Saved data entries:
___
class SelectParams(C.Structure):
    _fields_ = [("role", C.c_void_p), ("flags", C.c_uint32), ("min_depth", C.c_uint32), ("min_alt", C.c_uint32), ("frac_num", C.c_uint32),
                ("frac_den", C.c_uint32), ("ctl_min_depth", C.c_uint32), ("ctl_max_alt", C.c_uint32), ("ctl_frac_num", C.c_uint32),
                ("ctl_frac_den", C.c_uint32)]


def select_params(role=None, flags=SELECT_SNV | SELECT_INDEL, min_depth=0, min_alt=1, frac=(0, 1), ctl_min_depth=0, ctl_max_alt=2 ** 32 - 1,
                  ctl_frac=(1, 1)):
    p = SelectParams(None, flags, min_depth, min_alt, frac[0], frac[1], ctl_min_depth, ctl_max_alt, ctl_frac[0], ctl_frac[1])
    keep = None
    if role is not None:
        keep = np.ascontiguousarray(role, np.uint8)
        p.role = keep.ctypes.data
    return p, keep


class Select(_Handle):

    PREFIX, EXPORTS, LIB, NAME = "brc_select", SELECT_EXPORTS, SELECT_LIB, "select"
    PROTOS = {"brc_select_workspace": (C.c_int64, [C.POINTER(DeviceView), C.POINTER(DeviceIndels), C.c_int64]),
              "brc_select_sites": (C.c_int, [C.c_void_p, C.POINTER(DeviceView), C.POINTER(DeviceIndels), C.POINTER(SelectParams), C.c_int64, C.c_int64, C.c_int64] +
                                   [C.c_void_p] * 5)}

    def workspace(self, view, indels, n):
        return int(self.lib.brc_select_workspace(_ref(view), _ref(indels), n))

    def sites_raw(self, view, indels, params, k0, n, cap=0, idx=None, why=None, counts=None, workspace=None, stream=None):
        return self.lib.brc_select_sites(self.h, _ref(view), _ref(indels), _ref(params), k0, n, cap, idx, why, counts, workspace, stream)

    def sites(self, view, indels, params, k0, n, **kw):
        self._check("brc_select_sites", self.sites_raw(view, indels, params, k0, n, **kw))

    def last_timing(self):
        return super().last_timing()


BINS_LIB = os.path.join(HERE, "csrc", "libbrc_bins_hip.so")
BINS_EXPORTS = [
    "brc_bins_create", "brc_bins_destroy", "brc_bins_kind", "brc_bins_last_error", "brc_bins_reduce", "brc_bins_last_timing",
]
BINS_NSUM, BINS_MAX_THR, BINS_MAX_HIST, BINS_MAX_LIB = 12, 8, 4096, 65535
BINS_S_DEPTH, BINS_S_NCOL, BINS_S_BUCKET, BINS_S_NONREF, BINS_S_INS, BINS_S_DEL, BINS_S_MAXDEPTH = 0, 1, 2, 8, 9, 10, 11
BINS_DESCENDS, BINS_OUTSIDE = 1, 2


class BinsParams(C.Structure):
    _fields_ = [("edges", C.c_void_p), ("width", C.c_int64), ("n_bins", C.c_int64), ("n_thr", C.c_int32), ("n_hist", C.c_int32),
                ("thr", C.c_uint32 * BINS_MAX_THR)]


def bins_params(width=0, edges=None, n_bins=0, thresholds=(), n_hist=0):
    p = BinsParams(edges, width, n_bins, len(thresholds), n_hist)
    for t, x in enumerate(thresholds[:BINS_MAX_THR]):
        p.thr[t] = x
    return p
___
Task - For each record above, give it again without a single change.

Expected answer -
class SelectParams(C.Structure):
    _fields_ = [("role", C.c_void_p), ("flags", C.c_uint32), ("min_depth", C.c_uint32), ("min_alt", C.c_uint32), ("frac_num", C.c_uint32),
                ("frac_den", C.c_uint32), ("ctl_min_depth", C.c_uint32), ("ctl_max_alt", C.c_uint32), ("ctl_frac_num", C.c_uint32),
                ("ctl_frac_den", C.c_uint32)]


def select_params(role=None, flags=SELECT_SNV | SELECT_INDEL, min_depth=0, min_alt=1, frac=(0, 1), ctl_min_depth=0, ctl_max_alt=2 ** 32 - 1,
                  ctl_frac=(1, 1)):
    p = SelectParams(None, flags, min_depth, min_alt, frac[0], frac[1], ctl_min_depth, ctl_max_alt, ctl_frac[0], ctl_frac[1])
    keep = None
    if role is not None:
        keep = np.ascontiguousarray(role, np.uint8)
        p.role = keep.ctypes.data
    return p, keep


class Select(_Handle):

    PREFIX, EXPORTS, LIB, NAME = "brc_select", SELECT_EXPORTS, SELECT_LIB, "select"
    PROTOS = {"brc_select_workspace": (C.c_int64, [C.POINTER(DeviceView), C.POINTER(DeviceIndels), C.c_int64]),
              "brc_select_sites": (C.c_int, [C.c_void_p, C.POINTER(DeviceView), C.POINTER(DeviceIndels), C.POINTER(SelectParams), C.c_int64, C.c_int64, C.c_int64] +
                                   [C.c_void_p] * 5)}

    def workspace(self, view, indels, n):
        return int(self.lib.brc_select_workspace(_ref(view), _ref(indels), n))

    def sites_raw(self, view, indels, params, k0, n, cap=0, idx=None, why=None, counts=None, workspace=None, stream=None):
        return self.lib.brc_select_sites(self.h, _ref(view), _ref(indels), _ref(params), k0, n, cap, idx, why, counts, workspace, stream)

    def sites(self, view, indels, params, k0, n, **kw):
        self._check("brc_select_sites", self.sites_raw(view, indels, params, k0, n, **kw))

    def last_timing(self):
        return super().last_timing()


BINS_LIB = os.path.join(HERE, "csrc", "libbrc_bins_hip.so")
BINS_EXPORTS = [
    "brc_bins_create", "brc_bins_destroy", "brc_bins_kind", "brc_bins_last_error", "brc_bins_reduce", "brc_bins_last_timing",
]
BINS_NSUM, BINS_MAX_THR, BINS_MAX_HIST, BINS_MAX_LIB = 12, 8, 4096, 65535
BINS_S_DEPTH, BINS_S_NCOL, BINS_S_BUCKET, BINS_S_NONREF, BINS_S_INS, BINS_S_DEL, BINS_S_MAXDEPTH = 0, 1, 2, 8, 9, 10, 11
BINS_DESCENDS, BINS_OUTSIDE = 1, 2


class BinsParams(C.Structure):
    _fields_ = [("edges", C.c_void_p), ("width", C.c_int64), ("n_bins", C.c_int64), ("n_thr", C.c_int32), ("n_hist", C.c_int32),
                ("thr", C.c_uint32 * BINS_MAX_THR)]


def bins_params(width=0, edges=None, n_bins=0, thresholds=(), n_hist=0):
    p = BinsParams(edges, width, n_bins, len(thresholds), n_hist)
    for t, x in enumerate(thresholds[:BINS_MAX_THR]):
        p.thr[t] = x
    return p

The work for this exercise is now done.